Here's the practical playbook.
The Golden Rule: Order the Protein, Ditch the Rest
Every restaurant has meat. Every single one. Even vegan places usually have eggs or something animal-based. Your job is simple: find the protein and ask them to leave off everything that comes with it. You don't need to explain your diet, justify your choices, or apologize. Just order what you want.
If the server asks why you don't want the rice, just say you're hungry and want more meat. They won't argue. They'll probably bring you extra steak. Works every time.
The key is confidence. If you act like ordering a bunless burger with extra patties is totally normal, the server will treat it like it's totally normal. Because honestly, it is. Restaurants deal with dietary requests all day long. Gluten-free, keto, paleo, dairy-free, vegan.
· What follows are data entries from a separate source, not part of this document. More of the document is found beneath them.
template <int NR>
PGP_DEV void zero_rows(float (&r)[NR][3]) {
#pragma unroll
  for (int n = 0; n < NR; ++n)
#pragma unroll
    for (int w = 0; w < 3; ++w) r[n][w] = 0.f;
}
// ... 135 lines not shown
PGP_DEV void qkv_fold(f32x4 (&acc)[NM][3], int T0, int n, const float* tab, const float (&ba)[3], int lane, int g) {
  using G = Geo<H>;
#pragma unroll
  for (int m = 0; m < NM; ++m)
    if (m < n) {
      const float a = tab[G::T_F0 + (T0 + m) * 64 + lane];
#pragma unroll
      for (int w = 0; w < 3; ++w)
        acc[m][w] = mfma(a, ba[w], ld4(tab + G::T_F0B + (w * 3 * G::NQT + T0 + m) * 16 + 4 * g));
    }
}
template <int H>
PGP_DEV float row_fold_part(int m, int n, int w, const float* tab, const float (&ba)[3], int g) {
  using G = Geo<H>;
  const float t = tab[G::T_F0R + (m * G::SR + n) * 4 + g];
  return (g < 3 ? t : 0.f) * ba[w];
}
template <int H>
PGP_DEV float row_fold_bias(int m, int n, int w, const float* tab) {
  using G = Geo<H>;
  return tab[G::T_F0RB + w * 3 * G::SR + m * G::SR + n];
}

template <int H, bool F0, bool SPLIT>
PGP_DEV void encoder_layer_tail(f32x4 (&X)[Geo<H>::MT_D][3], Ring<H, SPLIT>& ring, const float* TL, int lane,
                                const float* tab, const float (&ba)[3], const float (&xv)[3][3]) {
  using G = Geo<H>;
  constexpr int TQ = G::TQ, SR = G::SR, HF = G::HF;
  const int g = lane >> 4;
  constexpr bool BIL = F0;
  f32x4 QK[BIL ? 1 : 2 * TQ][3];
  float qr[SR][3], kr[SR][3];
  if constexpr (BIL) {
  } else {
#pragma unroll
    for (int m = 0; m < 2 * TQ; ++m) {
      const f32x4 bias = ld4(TL + G::TL_QKV + m * 16 + 4 * g);
#pragma unroll
      for (int w = 0; w < 3; ++w) QK[m][w] = bias;
    }
    float qkr[2 * SR][3];
    zero_rows(qkr);
    gemm3_rows<2 * TQ, G::KQ_D, G::KS_D, G::MT_D, 2 * TQ, 2 * SR>(QK, ring.cur, X, lane, qkr, TL + G::TL_RQ, g);
    rows_finish(qkr);
#pragma unroll
    for (int n = 0; n < SR; ++n)
#pragma unroll
      for (int w = 0; w < 3; ++w) {
        qr[n][w] = qkr[n][w] + TL[G::TL_RQB + n];
        kr[n][w] = qkr[SR + n][w] + TL[G::TL_RQB + SR + n];
      }
  }
  ring.advance();
  float P0[3][3], P1[3][3];
  if constexpr (BIL) {
#pragma unroll
    for (int hh = 0; hh < 2; ++hh) {
      const float* SB = tab + G::T_F0S + hh * 36;
      float tk[3][3], vk[3][3];
#pragma unroll
      for (int w2 = 0; w2 < 3; ++w2) {
#pragma unroll
        for (int f = 0; f < 3; ++f)
          tk[w2][f] = fmaf(SB[3 * f + 2], xv[w2][2], fmaf(SB[3 * f + 1], xv[w2][1], fmaf(SB[3 * f], xv[w2][0], SB[9 + 3 * f + w2])));
#pragma unroll
        for (int w = 0; w < 3; ++w)
// ... 79 lines not shown
      for (int k = 0; k < 4; ++k)
#pragma unroll
        for (int mt = 0; mt < G::MT_X; ++mt)
          acc[mt][w] = mfma(tab[G::T_F0O + (k * G::MT_X + mt) * 64 + lane], bops[k], acc[mt][w]);
      float ro[G::XR];
#pragma unroll
      for (int n = 0; n < G::XR; ++n) {
        const float* rw = tab + G::T_F0OR + n * 16;
        ro[n] = g < 3 ? rw[g] * y0 + rw[4 + g] * p0 + rw[8 + g] * y1 + rw[12 + g] * p1 : 0.f;
      }
      acc[G::MT_X][w][0] += xsum_rows<G::XR>(ro);
    }
    layer_norm_tiles<H, false>(acc, X, TL + G::TL_LN1G, TL + G::TL_LN1B, g);
  } else {
  f32x4 V[TQ][3];
  float vr[SR][3];
#pragma unroll
  for (int t = 0; t < TQ; ++t) {
    const f32x4 bias = ld4(TL + G::TL_QKV + (2 * TQ + t) * 16 + 4 * g);
#pragma unroll
    for (int w = 0; w < 3; ++w) V[t][w] = bias;
  }
  zero_rows(vr);
  gemm3_rows<TQ, G::KQ_D, G::KS_D, G::MT_D, TQ, SR>(V, ring.cur, X, lane, vr, TL + G::TL_RQ + 2 * SR * G::KQ_D * 16,
                                                         g);
  float vd[3];
  {
    const float vb = TL[G::TL_RQB + 2 * SR + g];
#pragma unroll
    for (int w = 0; w < 3; ++w) vd[w] = rows_pick<SR>(vr, w) + (g < SR ? vb : 0.f);
  }
  f32x4 O[TQ + 1][3];
#pragma unroll
  for (int w = 0; w < 3; ++w) {
#pragma unroll
    for (int t = 0; t < 2 * HF; ++t) {
      const float(&Pw)[3][3] = t < HF ? P0 : P1;
      O[t][w] = Pw[w][0] * V[t][0] + Pw[w][1] * V[t][1] + Pw[w][2] * V[t][2];
    }
#pragma unroll
    for (int r = 0; r < 4; ++r) {
      const bool h0 = 4 * r + g < G::HT;
      const float c0 = h0 ? P0[w][0] : P1[w][0], c1 = h0 ? P0[w][1] : P1[w][1], c2 = h0 ? P0[w][2] : P1[w][2];
      O[2 * HF][w][r] = c0 * V[2 * HF][0][r] + c1 * V[2 * HF][1][r] + c2 * V[2 * HF][2][r];
    }
    const float o3 = P1[w][0] * vd[0] + P1[w][1] * vd[1] + P1[w][2] * vd[2];
    O[TQ][w] = f32x4{o3, 0.f, 0.f, 0.f};
  }
  {
    float ro[G::XR][3];
    zero_rows(ro);
    gemm3_rows<G::MT_X, G::KQ_OT, G::KS_OT, TQ + 1, G::MT_D, G::XR>(acc, ring.cur + G::G_V * G::FQ, O, lane, ro,
                                                                   TL + G::TL_RO, g);
#pragma unroll
    for (int w = 0; w < 3; ++w) acc[G::MT_X][w][0] += rows_pick<G::XR>(ro, w);
  }
  layer_norm_tiles<H, false>(acc, X, TL + G::TL_LN1G, TL + G::TL_LN1B, g);
  }
  ring.advance();
#pragma unroll
  for (int mt = 0; mt < G::MT_D; ++mt) {
    const f32x4 b2 = ld4(TL + G::TL_B2 + 16 * mt + 4 * g), g1 = ld4(TL + G::TL_LN1G + 16 * mt + 4 * g);
#pragma unroll
    for (int w = 0; w < 3; ++w) acc[mt][w] = X[mt][w] * g1 + b2;
  }
  if constexpr (SPLIT) {
    using S = EncS<H>;
    static_assert(S::NBF * 2 == G::MT_F, "hidden pairs");
    const float* A1 = ring.cur;
    const float* A2 = ring.cur + S::F1S * G::FQ;
#pragma unroll
    for (int w = 0; w < 3; ++w) {
      f32x4 F[G::MT_F];
#pragma unroll
      for (int c = 0; c < G::MT_F; ++c) F[c] = ld4(TL + G::TL_B1 + 16 * c + 4 * g);
      if constexpr (kEncPipe) {
// ... 197 lines not shown
  }
  gemm3<G::MT_F, G::KQ_D, G::KS_D, G::MT_D>(F1, ring.cur + G::G_O * G::FQ, X, lane);
#pragma unroll
  for (int mt = 0; mt < G::MT_F; ++mt)
#pragma unroll
    for (int w = 0; w < 3; ++w)
#pragma unroll
      for (int r = 0; r < 4; ++r) F1[mt][w][r] = relu_enc<H>(F1[mt][w][r]);
  ring.advance();
#pragma unroll
  for (int mt = 0; mt < G::MT_D; ++mt) {
    const f32x4 b2 = ld4(TL + G::TL_B2 + 16 * mt + 4 * g), g1 = ld4(TL + G::TL_LN1G + 16 * mt + 4 * g);
#pragma unroll
    for (int w = 0; w < 3; ++w) acc[mt][w] = X[mt][w] * g1 + b2;
  }
  gemm3<G::MT_D, G::KQ_F, 16, G::MT_F>(acc, ring.cur, F1, lane);
  ring.advance();
  layer_norm_tiles<H, false>(acc, X, TL + G::TL_LN2G, TL + G::TL_LN2B, g);
}
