__global__ __launch_bounds__(64) void k_select(const int *__restrict__ tbl, const uint32_t *__restrict__ sorted, Geom g, uint32_t *__restrict__ out_val, int *__restrict__ out_cnt,
                                               int selcap, int ldsB, int ldsCap, int deepCap, int *__restrict__ fallback, unsigned long long *__restrict__ prof)
{
    extern __shared__ __attribute__((aligned(16))) uint8_t sel_sh[];
    const int lane = lane_id();
    const int img = blockIdx.x, level = blockIdx.y;
    int prof_i = 0;
    auto stamp = [&]() {
        if (prof && img == 0 && lane == 0 && prof_i < 32) prof[level * 32 + prof_i++] = __builtin_amdgcn_s_memtime();
    };
    stamp();
    const LevelGeom &L = g.lv[level];
    const int N = L.quota, D = L.depth, B = L.nBuckets, cap = ldsCap;
    const int *tb = tbl + (size_t)img * tbl_ints(g.bucketTotal);
    const int ncand = tb[kTblLvlOff + level + 1] - tb[kTblLvlOff + level];
    int *ocnt = out_cnt + (size_t)img * g.nlevels + level;
    uint32_t *oval = out_val + ((size_t)img * g.nlevels + level) * selcap;
    if (ncand <= 0) {
        if (lane == 0) *ocnt = 0;
        return;
    }
    SelLds S;
    {
        uint8_t *p = sel_sh;
        S.bst = reinterpret_cast<int *>(p); p += (size_t)(ldsB + 1 + 3) / 4 * 16;
        S.win = reinterpret_cast<const uint2 *>(p); p += (size_t)(ldsB + 1) / 2 * 16;
        S.list[0] = reinterpret_cast<SelNode *>(p); p += (size_t)cap * 16;
        S.list[1] = reinterpret_cast<SelNode *>(p); p += (size_t)cap * 16;
        S.exp[0] = reinterpret_cast<uint64_t *>(p); p += (size_t)cap * 8;
        S.exp[1] = reinterpret_cast<uint64_t *>(p); p += (size_t)cap * 8;
        S.blk = reinterpret_cast<uint32_t *>(p); p += (size_t)cap * 4;
        S.ta = reinterpret_cast<uint16_t *>(p); p += (size_t)cap * 2;
        S.tb = reinterpret_cast<uint16_t *>(p); p += (size_t)cap * 2;
        S.stk = reinterpret_cast<int *>(p);
    }
    SelCtx C;
    C.bst = S.bst;
    C.cand = sorted + (size_t)img * g.candCap + tb[kTblLvlOff + level];
    C.D = D;
    {
        int rootBits = 0;
        while ((1 << rootBits) < L.nIni) rootBits++;
        C.maxDepth = min(14, (kSelDepthShift - rootBits) / 2);
    }
    C.H0 = L.maxBorderY - kMinBorder;
    C.wCell = L.wCell > 0 ? L.wCell : (1 << 20);
    C.hCell = L.hCell > 0 ? L.hCell : (1 << 20);
    C.hX = L.hX;
    C.deepCap = deepCap;
    {
        const int *bsrc = tb + kTblHead + L.bucket0;
        const uint2 *wsrc = reinterpret_cast<const uint2 *>(tb + tbl_win_off(g.bucketTotal)) + L.bucket0;
        uint2 *wdst = const_cast<uint2 *>(S.win);
        for (int b = lane; b <= B; b += 64) S.bst[b] = bsrc[b];
        for (int b = lane; b < B; b += 64) wdst[b] = wsrc[b];
    }
    wave_lds_sync();
    stamp();
    int n, m = 0, fb = 0, cur = 0;
    {
        const int i = lane;
        bool keep = false;
        SelNode nd{0, 0, 0, 0};
        if (i < L.nIni) {
            nd.x = (uint32_t)i;
            nd.y = (uint32_t)(int)__fmul_rn(L.hX, (float)i) | ((uint32_t)(int)__fmul_rn(L.hX, (float)(i + 1)) << 16);
            nd.z = (uint32_t)(S.bst[(i + 1) << (2 * D)] - S.bst[i << (2 * D)]);
            keep = nd.z > 0;
        }
        const unsigned long long b = __ballot(keep);
        if (keep) S.list[0][lane_rank(b)] = nd;
        n = __popcll(b);
    }
    wave_lds_sync();
    if (L.nIni > 64 || L.nIni < 1 || N + 8 > cap || C.maxDepth < D) fb = 1;
    bool finish = fb != 0;
    while (!finish) {
        const int prev = n;
        n = full_pass(S, C, S.list[cur], n, S.list[cur ^ 1], S.exp[0], cap, m, fb);
        stamp();
        if (fb) break;
        cur ^= 1;
        if (n >= N || n == prev) break;
        if (n + 3 * m > N) {
            int ecur = 0;
            while (true) {
                const int prev2 = n;
                wave_std_sort(S.exp[ecur], m, S.exp[ecur ^ 1], S);
                stamp();
                int m2 = 0;
                n = careful_round(S, C, S.list[cur], n, S.list[cur ^ 1], S.exp[ecur ^ 1], m, S.exp[ecur], N, cap, m2, fb);
                stamp();
                if (fb) break;
                cur ^= 1;
                m = m2;
                if (n >= N || n == prev2) break;
            }
            break;
        }
    }
    if (fb || n > selcap) {
        if (lane == 0) { *ocnt = -1; atomicOr(fallback, 1); }
        return;
    }
    const SelNode *list = S.list[cur];
    for (int i = lane; i < n; i += 64) oval[i] = node_best(C, S.win, list[i]);
    if (lane == 0) *ocnt = n;
    stamp();
}
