# rnaarla/advanced-rag-milvus

Measured on AMD Instinct MI355X. Metric: queries_per_sec_hybrid_retrieve, higher is better.
Workload: dtype f16

## Files before the change

advanced-rag-milvus_amd/advanced_rag/_native.py:

```python
from __future__ import annotations

import ctypes
import os
import threading
from typing import Optional, Sequence, Tuple

import numpy as np

from .staging import csr_of_queries

HR_F32, HR_F16 = 0, 1
HR_METRIC_IP, HR_METRIC_COSINE, HR_METRIC_L2 = 0, 1, 2
HR_METHOD_SEMANTIC, HR_METHOD_SPARSE, HR_METHOD_DOMAIN = 1, 2, 4
HR_MAX_TOPK = 256
HR_NORM_COSINE, HR_NORM_ATAN, HR_NORM_ATAN_DIST, HR_NORM_MINMAX, HR_NORM_MINMAX_DIST = 0, 1, 2, 3, 4
HR_MAX_FUSE_LISTS = 16
HR_FUSE_RRF, HR_FUSE_WEIGHTED = 0, 1
HR_DECAY_GAUSS, HR_DECAY_EXP, HR_DECAY_LINEAR = 0, 1, 2
HR_NORM_NONE = -1
HR_MAX_BOOST_FUNCS = 8
HR_BOOST_ACTIVE, HR_BOOST_RANDOM = 1, 2
HR_BOOST_MULTIPLY, HR_BOOST_SUM = 0, 1
HR_COL_F64 = 5
HR_MAX_DEEP_K = 16384
HR_N_PHASES = 10
PHASE_NAMES = ("prep", "dense_scan", "group_select", "refine", "topk",
               "sparse_scan", "sparse_select", "sparse_refine", "sparse_topk", "finish_fused")
HR_DEBUG_FINISH_MODE, HR_DEBUG_FAIL_NEXT_BUILD, HR_DEBUG_DENSE_KERNELS, HR_DEBUG_SPARSE_RPB, HR_DEBUG_GROUP_ROWS = 1, 2, 3, 4, 5
HR_DEBUG_NO_TRIM = 6
HR_DEBUG_NO_RANGE_CLAMP = 7

_HERE = os.path.dirname(os.path.abspath(__file__))
LIB_PATH = os.path.join(os.path.dirname(_HERE), "lib", "libhbmrag.so")

_lib = None
_lib_lock = threading.Lock()


class HbmRagError(RuntimeError):

    def __init__(self, status: int, message: str):
        super().__init__(f"libhbmrag status {status}: {message}")
        self.status = status
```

Your carnivore order is not the weirdest thing they'll hear today.
Steakhouses: Your Natural Habitat
Steakhouses are where carnivores thrive. This is your territory. You don't need to modify anything because the menu is already built for you.
Order a ribeye or a New York strip. Ask for it cooked in butter or tallow if they have it. Most steakhouses use canola oil on the grill by default, so asking for butter doesn't hurt. Get a side of steamed broccoli or asparagus for the table if you're with other people, but you don't have to eat it. Double the meat instead.
Some steakhouses offer bone marrow as an appetizer. Get it. It's pure animal fat and it's delicious. If they have oysters on the half shell, those are great too. Oysters are one of the most nutrient-dense foods on the planet and they're fully carnivore-approved.
The salad course is the only tricky part. Just say "no, thanks." You don't have to eat the salad to be polite. Nobody actually cares if you eat the salad. Works great.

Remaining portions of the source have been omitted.